» What to do:
Look through the data below and show every line that includes "threadIdx".
(Source material Opens)
+__device__ __forceinline__ PoolCta pool_cta(const PoolTile& t, const PoolGeom& pg, int C) {
+  PoolCta p;
+  int64_t b = blockIdx.x;
+  const int band = (int)(b % t.bands);
+  b /= t.bands;
+  const int tile = (int)(b % t.tiles);
+  b /= t.tiles;
+  const int slice = (int)(b % t.slices);
+  p.n = b / t.slices;
+  p.oh0 = band * t.band;
+  p.oh1 = min(p.oh0 + t.band, pg.Ho);
+  p.ow0 = tile * t.tile;
+  p.owl = threadIdx.x / t.gs;
+  p.gl = threadIdx.x % t.gs;
+  const int g = slice * t.gs + p.gl;
+  p.c = g * kVec;
+  p.group = g < C / kVec;
+  return p;
+}
+
+__device__ __forceinline__ uint4 bn_relu8(const uint4& vx, const ChanParams& a) {
+  uint4 vy;
+  const __nv_bfloat16* hx = reinterpret_cast<const __nv_bfloat16*>(&vx);
+  __nv_bfloat16* hy = reinterpret_cast<__nv_bfloat16*>(&vy);
+#pragma unroll
+  for (int i = 0; i < kVec; ++i)
+    hy[i] = relu_bf16(__float2bfloat16_rn(bn_elem(__bfloat162float(hx[i]), a.m[i], a.inv[i], a.w[i], a.b[i])));
+  return vy;
+}
+
+struct Win8 {
+  uint4 v;
+  uint2 s;
+};
+
+__device__ __forceinline__ Win8 win_init() {
+  const unsigned ninf2 = 0xff80ff80u;
+  return {make_uint4(ninf2, ninf2, ninf2, ninf2), make_uint2(0u, 0u)};
+}
+
+__device__ __forceinline__ void win_take(Win8& w, const uint4& v, const uint2& s) {
+  const unsigned* pv = &v.x;
+  unsigned* pw = &w.v.x;
+  unsigned m[4];
+#pragma unroll
+  for (int k = 0; k < 4; ++k) {
+    const __nv_bfloat162 a = *reinterpret_cast<const __nv_bfloat162*>(&pv[k]);
+    const __nv_bfloat162 b = *reinterpret_cast<const __nv_bfloat162*>(&pw[k]);
+    m[k] = __hgt2_mask(a, b) | __hneu2_mask(a, a);
+    pw[k] = (pv[k] & m[k]) | (pw[k] & ~m[k]);
+  }
+  const unsigned b0 = __byte_perm(m[0], m[1], 0x6420), b1 = __byte_perm(m[2], m[3], 0x6420);
+  w.s.x = (s.x & b0) | (w.s.x & ~b0);
+  w.s.y = (s.y & b1) | (w.s.y & ~b1);
+}
+
+constexpr unsigned kByte = 0x01010101u;
+
+__device__ __forceinline__ uint2 slot2(unsigned s) { return make_uint2(s, s); }
+
+constexpr int kPoolRing = 5;
+
+__device__ __forceinline__ void pool_fetch_row(uint4* slot, const __nv_bfloat16* __restrict__ xn, const PoolGeom& pg,
+                                               const PoolCta& p, const PoolTile& t, int C, int ih) {
+  const int ow = p.ow0 + p.owl - 1;
+  const __nv_bfloat16* row = xn + (int64_t)ih * pg.W * C;
+  if (p.group && p.owl > 0 && ow < pg.Wo) cp_async_16(slot + threadIdx.x, row + (int64_t)(2 * ow) * C);
+  if (p.group && ow >= 0 && 2 * ow + 1 < pg.W) cp_async_16(slot + t.threads + threadIdx.x, row + (int64_t)(2 * ow + 1) * C);
+}
+
+__device__ __forceinline__ Win8 pool_hscan(uint4* slot, const ChanParams& a, const PoolGeom& pg, const PoolCta& p,
+                                           const PoolTile& t) {
+  const int ow = p.ow0 + p.owl - 1;
+  const uint4 mid = bn_relu8(slot[threadIdx.x], a);
+  const uint4 right = bn_relu8(slot[t.threads + threadIdx.x], a);
+  slot[t.threads + threadIdx.x] = right;
+  __syncthreads();
+  Win8 w = win_init();
+  if (ow > 0) win_take(w, slot[t.threads + threadIdx.x - t.gs], slot2(0u));
+  win_take(w, mid, slot2(kByte));
+  if (2 * ow + 1 < pg.W) win_take(w, right, slot2(2 * kByte));
+  return w;
+}
+
+__global__ void __launch_bounds__(kPoolThreads, 3) bn_apply_pool_kernel(const __nv_bfloat16* __restrict__ x,
+                                                                        BnParams px, __nv_bfloat16* __restrict__ out,
+                                                                        uint8_t* __restrict__ codes, PoolGeom pg,
+                                                                        PoolTile t, int C) {
+  extern __shared__ uint4 pool_smem[];
+  const PoolCta p = pool_cta(t, pg, C);
+  const int ow = p.ow0 + p.owl - 1;
+  const bool out_thread = p.group && p.owl > 0 && ow < pg.Wo;
+  const __nv_bfloat16* xn = x + p.n * pg.H * pg.W * C + p.c;
+  const int r0 = max(2 * p.oh0 - 1, 0), rows = min(2 * p.oh1 - 1, pg.H - 1) - r0 + 1;
+  const int slot_elems = 2 * t.threads;
+#pragma unroll
+  for (int i = 0; i < kPoolRing - 1; ++i) {
+    if (i < rows) pool_fetch_row(pool_smem + i * slot_elems, xn, pg, p, t, C, r0 + i);
+    cp_async_commit();
+  }
+  ChanParams a{};
+  if (p.group) load_params(px, p.c, a);
+  Win8 up = win_init(), mid = win_init();
+  for (int i = 0; i < rows; ++i) {
+    cp_async_wait<kPoolRing - 2>();
+    const Win8 h = pool_hscan(pool_smem + (i % kPoolRing) * slot_elems, a, pg, p, t);
+    if (i + kPoolRing - 1 < rows)
+      pool_fetch_row(pool_smem + ((i + kPoolRing - 1) % kPoolRing) * slot_elems, xn, pg, p, t, C, r0 + i + kPoolRing - 1);
+    cp_async_commit();
+    if (!out_thread) continue;
+    const int ih = r0 + i;
+    if (!(ih & 1)) mid = h;
+    if ((ih & 1) ? ih > 2 * p.oh0 : ih == pg.H - 1) {
+      const int oh = ih >> 1;
+      Win8 w = win_init();
+      if (oh > 0) win_take(w, up.v, up.s);
+      win_take(w, mid.v, make_uint2(mid.s.x + 3 * kByte, mid.s.y + 3 * kByte));
+      if (ih & 1) win_take(w, h.v, make_uint2(h.s.x + 6 * kByte, h.s.y + 6 * kByte));
+      const __nv_bfloat16* hw = reinterpret_cast<const __nv_bfloat16*>(&w.v);
+      uint2 vc = w.s;
+      uint8_t* hc = reinterpret_cast<uint8_t*>(&vc);
+#pragma unroll
+      for (int k = 0; k < kVec; ++k) hc[k] |= __bfloat162float(hw[k]) <= 0.f ? 0u : 0x80u;
+      const int64_t off = ((p.n * pg.Ho + oh) * pg.Wo + ow) * C + p.c;
+      *reinterpret_cast<uint4*>(out + off) = w.v;
+      *reinterpret_cast<uint2*>(codes + off) = vc;
+    }
+    if (ih & 1) up = h;
+  }
+  cp_async_wait<0>();
 }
(Source material Closes)
» Task response:
+  p.owl = threadIdx.x / t.gs;
+  p.gl = threadIdx.x % t.gs;
+  if (p.group && p.owl > 0 && ow < pg.Wo) cp_async_16(slot + threadIdx.x, row + (int64_t)(2 * ow) * C);
+  if (p.group && ow >= 0 && 2 * ow + 1 < pg.W) cp_async_16(slot + t.threads + threadIdx.x, row + (int64_t)(2 * ow + 1) * C);
+  const uint4 mid = bn_relu8(slot[threadIdx.x], a);
+  const uint4 right = bn_relu8(slot[t.threads + threadIdx.x], a);
+  slot[t.threads + threadIdx.x] = right;
+  if (ow > 0) win_take(w, slot[t.threads + threadIdx.x - t.gs], slot2(0u));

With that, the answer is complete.